As with planning poker, there will usually be a consensus position and people who are at odds with it. Those outliers often have a different perspective to offer. Once, I recall that nearly everyone responded green for "Fun" because we all enjoyed our work. A relative newcomer gave a "Red", and pointed out that we don't tend to socialise much, which she considered disappointing. A few greens turned amber at that insight, as you might expect, but the takeaway is that this team was defining and improving it's own standards about what "good" meant, and was doing so from within the context that mattered most - from within the project.

Running the Numbers

The real genius is that once the sentiment has been quantified with one of these three values, an aggregate can be produced. If a Green/Happy is scored 1, Amber as 0, and a Red/Sad as -1, then the numerical mean captures something of every opinion expressed. Suddenly multiple perspectives on a mass of complex interlocking concerns have been reduced to ten handy numbers.

Of course data from a single team is unlikely to produce reliable statistics, as staff changes, absences, and short-term factors can easily distort your analysis. The statistics at team level are more for spot checking and conversation starting. But Spotify Labs do give some examples of good visualizations that can be used to spot patterns, such as overconfident teams that need a reality check.

Aggregating the data across multiple teams will yield more reliable statistical analysis, but will tend to blur out interesting details. Theme level aggregates composed of multiple teams' data will show up the pain-points which effect your whole programme.

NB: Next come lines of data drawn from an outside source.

// ... 39 lines not shown
int snk_join_rank(snk_ctx* ctx, hipStream_t st, uint64_t F, const uint32_t* nk, uint32_t* flink, const uint2** rk_out, uint8_t** circ_out,
                  uint32_t* n_circles, uint32_t* rounds, char* err, size_t errcap, uint8_t* circ_given = nullptr);
int snk_join_place(snk_ctx* ctx, hipStream_t st, const uint2* rk, const uint32_t* nk, const uint8_t* circ, uint64_t f0, uint64_t Fl,
                   snk_placement* pl, char* err, size_t errcap, uint64_t rk_f0 = 0);
struct snk_prank {
    uint64_t ns, m, k0, k1, n_rec;
    const uint32_t* w;
    uint32_t* link;
    unsigned long long* wrec;
    uint32_t* spl_state;
    uint4* w1_share;
    uint4* rec;
};
int snk_prank_begin(snk_ctx* ctx, hipStream_t st, uint64_t F, const uint32_t* nk, uint32_t* link, uint32_t rank, uint32_t world, snk_prank* P, char* err,
                    size_t errcap);
int snk_prank_walk(snk_ctx* ctx, hipStream_t st, snk_prank* P, const uint4* w1_all, uint32_t* circles, uint32_t* rounds, char* err, size_t errcap,
                   uint8_t* circ = nullptr , uint32_t* n_cut = nullptr);
int snk_prank_route(snk_ctx* ctx, hipStream_t st, snk_prank* P, const unsigned long long* d_frag_off, uint32_t world,
                    unsigned long long* d_cursor , void* d_out, char* err, size_t errcap);
int snk_prank_apply(snk_ctx* ctx, hipStream_t st, const void* d_rec, uint64_t n, unsigned long long state_base, uint64_t n_local_states,
                    const uint2** rk_out, char* err, size_t errcap);
int snk_join_emit(snk_ctx* ctx, hipStream_t st, uint32_t K, uint64_t F, const uint32_t* nk, const uint32_t* gfid, const uint32_t* pl_pid,
                  const unsigned long long* pl_koff, const unsigned long long* pl_N, const uint8_t* pl_circ, uint32_t pid_base, uint64_t n_pid,
                  const uint64_t* boff, const uint8_t* fbases, const uint32_t* fgroup, snk_join_out* out, char* err, size_t errcap);
int snk_dist_answer(snk_ctx* ctx, hipStream_t st, snk_dist_graph* g, const void* d_queries, uint64_t nq, void* d_ans, char* err,
                    size_t errcap);
int snk_dist_apply(snk_ctx* ctx, hipStream_t st, snk_dist_graph* g, const void* d_qbuf, const void* d_ans, uint64_t nq,
                   const unsigned long long* d_qoff, char* err, size_t errcap);
int snk_dist_join(snk_ctx* ctx, hipStream_t st, uint32_t K, uint64_t F, const uint32_t* nk, const unsigned long long* hl_self,
                  const unsigned long long* hl_nb, const uint64_t* boff, const uint8_t* fbases, uint64_t total_fbases,
                  snk_join_out* out, char* err, size_t errcap, const uint32_t* fgroup = nullptr, const uint32_t* sfrag = nullptr,
                  uint64_t n_states = 0);
int snk_dist_links_query(snk_ctx* ctx, hipStream_t st, const snk_frag_out* fr, const unsigned long long* d_node_off, uint32_t world,
                         unsigned long long my_end_base, unsigned long long* d_cursor, void* d_qbuf, char* err, size_t errcap);
int snk_dist_links_answer(snk_ctx* ctx, hipStream_t st, const snk_frag_out* fr, const void* d_queries, uint64_t nq, unsigned long long my_state_base,
                          uint64_t n_local_states, unsigned long long my_end_base, void* d_ans, char* err, size_t errcap);
int snk_dist_links_apply_regions(snk_ctx* ctx, hipStream_t st, const snk_frag_out* fr, const void* d_qbuf, const void* d_ans, uint32_t world, uint64_t cap,
                                 const unsigned long long* counts, uint32_t** flink_out, char* err, size_t errcap);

Tracking this data in a spreadsheet over the quarters can also reveal trends. You are entitled to expect steady improvement rather than regression. Upon spotting a regressions a good response might be to trigger a deep-dive retrospective on that theme.

Potential Pitfalls

Of course, all of this number crunching can be a little dry. One scrummaster we spoke to noticed developers skeptical and confused about what the point of the process was, even at the end of a session. Yet everyone we spoke to seems to believe that the process has value and some large London corporations have adopted the process as a quarterly mainstay across their technology function.

As with many things, we believe success comes down to excellent facilitation by scrum masters and leaders.

If you mechanically capture the numerical sentiment data and carry it away to be scrutinised outside the team then perhaps you will be wasting your time. Worse, is the danger that you might draw the attention of senior managers and external interference.

Instead use the themes and the traffic-light poker-card exercise as a way to encourage deep and broad conversations. Capture actions for the team to execute locally. If you are doing this then you will have had an effective retrospective on anyone's definition.

Now, if you were good enough to manage both of those things in the one meeting, then that might really be something.